Halo has this endomorphism-based optimization which nearly halves the number of constraints in scalar multiplication [r]G for a challenge r, and it is used to aggregate a bunch of polynomial commitments into one, as C = \sum_i^m [r^i] C_i. But to aggregate the corresponding openings, instead of v = \sum_i^m z^i * v_i and then one single scalar multiplication V = [v]G, with endomorphism we have to do more scalar multiplication V_i = [v_i]G and then V = \sum_i^m [r^i ]V_i, and hence the total number of scalar multiplications doubles…
In this case, how does endomorphism help to the number of constraints? Hope someone may clarify this for me, thanks!

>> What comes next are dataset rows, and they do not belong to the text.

# mrvollger/rustybam

Hardware: NVIDIA B200
Metric: lifted window-records/s (higher is better)
Workload: dtype u32/u64 (+f32 identities)

## Files before the change

rustybam_b200/csrc/rb_kernels.cu:

```cuda
#include <algorithm>
#include <cstdio>

#include "f32_fmt.cuh"
#include "lift_core.cuh"
#include "rb_kernels.cuh"
#include "rec_core.cuh"
#include "stream_core.cuh"

namespace rb {

__device__ __forceinline__ uint4 ld_nc_v4(const void* p) {
    uint4 r;
    asm volatile("ld.global.nc.L1::no_allocate.v4.u32 {%0,%1,%2,%3}, [%4];" : "=r"(r.x), "=r"(r.y), "=r"(r.z), "=r"(r.w) : "l"(p));
    return r;
}
__device__ __forceinline__ unsigned long long ld_volatile_u64(const unsigned long long* p) {
    unsigned long long v;
    asm volatile("ld.volatile.global.u64 %0, [%1];" : "=l"(v) : "l"(p));
    return v;
}
__device__ __forceinline__ uint32_t ld_volatile_u32(const uint32_t* p) {
    uint32_t v;
    asm volatile("ld.volatile.global.u32 %0, [%1];" : "=r"(v) : "l"(p));
    return v;
}
__device__ __forceinline__ uint4 ld_cg_v4(const void* p) {
    uint4 r;
    asm volatile("ld.global.cg.v4.u32 {%0,%1,%2,%3}, [%4];" : "=r"(r.x), "=r"(r.y), "=r"(r.z), "=r"(r.w) : "l"(p));
    return r;
}
__device__ __forceinline__ void report(unsigned long long* slot, uint64_t key, uint32_t code) {
    atomicMin(slot, (unsigned long long)((key << 8) | code));
}
__device__ __forceinline__ uint32_t nondigit_bytes(uint32_t x) {
    const uint32_t t = x ^ 0x30303030u;
    return (((t & 0x7F7F7F7Fu) + 0x76767676u) | t) & 0x80808080u;
}
__device__ __forceinline__ uint32_t nondigit_count(uint4 c) {
    return __popc(nondigit_bytes(c.x)) + __popc(nondigit_bytes(c.y)) + __popc(nondigit_bytes(c.z)) + __popc(nondigit_bytes(c.w));
}
// ... 50 lines not shown
    }
    if (lane == 0) atomicExch(&state[tile], LB_PRE | (excl + agg));
    return excl;
}

__device__ __forceinline__ void lb_publish(unsigned long long* state, uint64_t tile, unsigned long long agg) {
    atomicExch(&state[tile], (tile == 0 ? LB_PRE : LB_AGG) | agg);
}
__device__ __forceinline__ unsigned long long lb_walk(unsigned long long* state, uint64_t tile, unsigned long long agg) {
    const int lane = threadIdx.x & 31;
    if (tile == 0) return 0;
    unsigned long long excl = 0;
    long long look = (long long)tile - 1;
    for (;;) {
        const long long idx = look - lane;
        unsigned long long s = LB_PRE;
        if (idx >= 0) {
            s = ld_volatile_u64(&state[idx]);
            while ((s >> 62) == 0) { __nanosleep(64); s = ld_volatile_u64(&state[idx]); }
        }
        const unsigned pm = __ballot_sync(0xffffffffu, (s >> 62) == 2);
        const int first = pm ? (__ffs(pm) - 1) : 32;
        unsigned long long v = (lane <= first) ? (s & LB_VAL) : 0ull;
#pragma unroll
        for (int d = 16; d > 0; d >>= 1) v += __shfl_xor_sync(0xffffffffu, v, d);
        excl += v;
        if (pm) break;
        look -= 32;
    }
    if (lane == 0) atomicExch(&state[tile], LB_PRE | (excl + agg));
    return excl;
}

__device__ __noinline__ bool exact_len(const uint8_t* text, uint64_t pos, uint32_t& len, uint32_t& err) {
    long long s = (long long)pos;
    while (text[s - 1] >= '0' && text[s - 1] <= '9') s--;
    if (s == (long long)pos) { err = RE_CIGAR_PARSE; return false; }
    unsigned long long v = 0;
    for (long long k = s; k < (long long)pos; k++) {
        v = v * 10ull + (unsigned long long)(text[k] - '0');
        if (v > 0xFFFFFFFFull) { err = RE_CIGAR_PARSE; return false; }
    }
    if (v > MAX_OP_LEN) { err = RE_UNSUPPORTED; return false; }
    len = (uint32_t)v;
    return true;
}

__device__ __forceinline__ uint32_t smem_u32(const void* p) { return (uint32_t)__cvta_generic_to_shared(p); }
__device__ __forceinline__ void mbar_init(unsigned long long* bar, uint32_t count) {
    asm volatile("mbarrier.init.shared::cta.b64 [%0], %1;" ::"r"(smem_u32(bar)), "r"(count) : "memory");
    asm volatile("fence.mbarrier_init.release.cluster;" ::: "memory");
}
__device__ __forceinline__ void mbar_expect_tx(unsigned long long* bar, uint32_t bytes) {
    asm volatile("mbarrier.arrive.expect_tx.shared::cta.b64 _, [%0], %1;" ::"r"(smem_u32(bar)), "r"(bytes) : "memory");
}
__device__ __forceinline__ void bulk_g2s(void* dst, const void* src, uint32_t bytes, unsigned long long* bar) {
    asm volatile("cp.async.bulk.shared::cluster.global.mbarrier::complete_tx::bytes [%0], [%1], %2, [%3];" ::"r"(smem_u32(dst)),
                 "l"(src), "r"(bytes), "r"(smem_u32(bar))
                 : "memory");
}
__device__ __forceinline__ void fence_proxy_async() { asm volatile("fence.proxy.async.shared::cta;" ::: "memory"); }
__device__ __forceinline__ void bulk_s2g(void* dst, const void* src, uint32_t bytes) {
    asm volatile("cp.async.bulk.global.shared::cta.bulk_group [%0], [%1], %2;" ::"l"(dst), "r"(smem_u32(src)), "r"(bytes) : "memory");
    asm volatile("cp.async.bulk.commit_group;" ::: "memory");
}
__device__ __forceinline__ void bulk_wait_read() { asm volatile("cp.async.bulk.wait_group.read 0;" ::: "memory"); }
__device__ __forceinline__ void mbar_wait(unsigned long long* bar, uint32_t parity) {
    asm volatile(
        "{\n"
        ".reg .pred P1;\n"
        "LAB_WAIT:\n"
        "mbarrier.try_wait.parity.shared::cta.b64 P1, [%0], %1;\n"
        "@P1 bra DONE;\n"
        "bra LAB_WAIT;\n"
        "DONE:\n"
        "}\n" ::"r"(smem_u32(bar)),
        "r"(parity)
        : "memory");
}
__device__ __forceinline__ uint32_t parse4(uint32_t x) {
    x &= 0x0F0F0F0Fu;
    const uint32_t pairs = ((x * 2561u) >> 8) & 0x00FF00FFu;
    return (pairs * 6553601u) >> 16;
}

__global__ void __launch_bounds__(TOK_THREADS)
k_tokenise(const uint8_t* __restrict__ text, uint32_t* __restrict__ ops, unsigned long long* tile_state, unsigned int* ticket,
           ErrSlots err, uint32_t* misc_flags) {
    __shared__ __align__(16) uint8_t s_text[16 + TOK_TILE + 16];
    __shared__ uint16_t s_pos[TOK_TILE / 2];
#if RB_TOK_EARLY_PUBLISH
    __shared__ uint32_t s_opw[TOK_TILE / 2];
#endif
    __shared__ uint8_t s_lut[256];
    __shared__ __align__(8) unsigned long long s_bar;
    __shared__ uint32_t s_warp[TOK_THREADS / 32];
    __shared__ unsigned long long s_base;
    __shared__ unsigned int s_tile;

    const int tid = threadIdx.x, lane = tid & 31, warp = tid >> 5;
    if (tid < 256) s_lut[tid] = (uint8_t)code_of_char((uint32_t)tid);
    if (tid == 0) {
        s_tile = atomicAdd(ticket, 1u);
        mbar_init(&s_bar, 1);
    }
    __syncthreads();
    const uint64_t tile = s_tile;
    const uint64_t tbase = tile * (uint64_t)TOK_TILE;
    if (tid == 0) {
        mbar_expect_tx(&s_bar, 16 + TOK_TILE);
        bulk_g2s(s_text, text + tbase - 16, 16 + TOK_TILE, &s_bar);
    }
    mbar_wait(&s_bar, 0);

    const uint4 c = *reinterpret_cast<const uint4*>(s_text + 16 + tid * 16);
    const uint32_t M = 0x01020408u;
    const uint32_t m16 = ((((nondigit_bytes(c.x) >> 7) * M) >> 24) & 0xFu) | (((((nondigit_bytes(c.y) >> 7) * M) >> 24) & 0xFu) << 4) |
                         (((((nondigit_bytes(c.z) >> 7) * M) >> 24) & 0xFu) << 8) | (((((nondigit_bytes(c.w) >> 7) * M) >> 24) & 0xFu) << 12);
    const uint32_t cnt = __popc(m16);

    uint32_t inc = cnt;
#pragma unroll
    for (int d = 1; d < 32; d <<= 1) {
        const uint32_t t = __shfl_up_sync(0xffffffffu, inc, d);
        if (lane >= d) inc += t;
    }
    if (lane == 31) s_warp[warp] = inc;
    {
        uint32_t mm = m16, k = 0;
        const uint32_t wex = inc - cnt;
        __syncthreads();
        uint32_t wpre = 0, total = 0;
#pragma unroll
        for (int w = 0; w < TOK_THREADS / 32; w++) {
            const uint32_t t = s_warp[w];
            if (w < warp) wpre += t;
            total += t;
        }
#if RB_TOK_EARLY_PUBLISH
        if (tid == 0) lb_publish(tile_state, tile, total);
#else
        if (warp == 0) {
            const unsigned long long ex = lookback_u64(tile_state, tile, total);
            if (lane == 0) s_base = ex;
        }
#endif
        uint32_t idx = wpre + wex;
        while (mm) {
            const uint32_t j = __ffs(mm) - 1;
            mm &= mm - 1;
            s_pos[idx + k] = (uint16_t)(tid * 16 + j);
            k++;
        }
        __syncthreads();
        const uint32_t* s_w = reinterpret_cast<const uint32_t*>(s_text);
        uint32_t seen_codes = 0;
#if !RB_TOK_EARLY_PUBLISH
        const uint64_t base = s_base;
        uint32_t* out_ops = ops + base;
#endif
        for (uint32_t q = tid; q < total; q += TOK_THREADS) {
            const uint32_t e = s_pos[q];
            const uint32_t a = (e + 8) >> 2, sh = ((e + 8) & 3) * 8;
            const uint32_t w0 = s_w[a], w1 = s_w[a + 1], w2 = s_w[a + 2];
            uint32_t lo = __funnelshift_r(w0, w1, sh);
            uint32_t hi = __funnelshift_r(w1, w2, sh);
            uint32_t nd;
            if (q > 0) {
                nd = e - s_pos[q - 1] - 1u;
                nd = nd > 8u ? 8u : nd;
            } else {
                const uint32_t nh = nondigit_bytes(hi), nl = nondigit_bytes(lo);
                nd = nh ? (__clz(nh) >> 3) : (4u + (nl ? (__clz(nl) >> 3) : 4u));
            }
            const uint32_t code = s_lut[s_text[16 + e]];
            uint32_t len;
            if (nd - 1u >= 7u || code == 15u) {
                uint32_t ecode = RE_CIGAR_PARSE;
                len = 0;
                if (code == 15u || !exact_len(text, tbase + e, len, ecode)) { report(err.tok, tbase + e, ecode); len = 0; }
            } else {
                const unsigned long long x = (((unsigned long long)hi << 32) | lo) & (~0ull << (8u * (8u - nd)));
                len = parse4((uint32_t)(x >> 32));
                if (nd > 4u) len += parse4((uint32_t)x) * 10000u;
            }
            seen_codes |= 1u << code;
            const uint32_t word = (len << 4) | (code == 15u ? (uint32_t)OP_P : code);
#if RB_TOK_EARLY_PUBLISH
            s_opw[q] = word;
#else
            out_ops[q] = word;
#endif
        }
        const uint32_t seen_clip = seen_codes & ((1u << OP_S) | (1u << OP_H));
        if (seen_clip) atomicOr(misc_flags, 1u);
#if RB_TOK_EARLY_PUBLISH
        if (warp == 0) {
            const unsigned long long ex = lb_walk(tile_state, tile, total);
            if (lane == 0) s_base = ex;
        }
        __syncthreads();
        uint32_t* out_ops = ops + s_base;
        for (uint32_t q = tid; q < total; q += TOK_THREADS) out_ops[q] = s_opw[q];
#endif
    }
}

__global__ void __launch_bounds__(256)
k_rec_ops(const uint8_t* __restrict__ text, const uint64_t* __restrict__ cigar_off, uint32_t n_rec,
          const unsigned long long* __restrict__ tile_state, uint64_t* __restrict__ op_off, uint32_t* heads, ErrSlots err) {
    const uint32_t r = (blockIdx.x * blockDim.x + threadIdx.x) >> 5;
    const int lane = threadIdx.x & 31;
    if (r > n_rec) return;
    const uint64_t c = cigar_off[r];
    const uint64_t tile = c / TOK_TILE, tbase = tile * (uint64_t)TOK_TILE;
    const uint64_t prefix = tile ? (tile_state[tile - 1] & LB_VAL) : 0ull;
    const uint32_t nfull = (uint32_t)((c - tbase) >> 4), rem = (uint32_t)((c - tbase) & 15u);
    uint32_t cnt = 0;
    for (uint32_t j = lane; j < nfull; j += 32) cnt += nondigit_count(ld_nc_v4(text + tbase + (uint64_t)j * 16u));
    if (lane == 0 && rem) {
        const uint4 x = ld_nc_v4(text + tbase + (uint64_t)nfull * 16u);
        const uint32_t xw[4] = {x.x, x.y, x.z, x.w};
        for (uint32_t j = 0; j < rem; j++) cnt += ((((xw[j >> 2] >> ((j & 3) * 8)) & 0xFFu) - 48u) >= 10u);
    }
#pragma unroll
    for (int d = 16; d > 0; d >>= 1) cnt += __shfl_xor_sync(0xffffffffu, cnt, d);
    if (lane == 0) {
        const uint64_t o = prefix + cnt;
        op_off[r] = o;
        if (r < n_rec) {
            const uint64_t len = cigar_off[r + 1] - c;
            if (len > 0) {
                atomicOr(&heads[o >> 5], 1u << (o & 31u));
                const uint32_t last = text[c + len - 1], first = text[c];
                if ((last - 48u) < 10u) report(err.rec, r, RE_CIGAR_PARSE);
                if ((first - 48u) >= 10u) report(err.rec, r, RE_CIGAR_PARSE);
            }
        }
    }
}
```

When needing to compute a scalar multiplication where the scalar is some function of the challenges, like you indicate, the “endoscaling” algorithm is no longer helpful in the circuit; you need to compute the “effective” scalar that each challenge maps to in the field’s challenge space, which you can do by following a version of the same algorithm where instead of multiplying or doubling group elements you’re multiplying scalars. Then you can compute the scalar, and do an arbitrary-scalar multiplication of the group element.
It turns out that in Halo-like protocols, very rarely do you need to do the arbitrary-scalar multiplication. It only happens in, I think, two or three circumstances in the inner product argument. And you can defer computing these particular scalars to outside the circuit or, in 2-cycle recursion, to the other field where they are more efficient to evaluate. You can launder the result of the computation through public inputs.
6 Likes
I think I get what you’re saying. Thank you very much for the reply!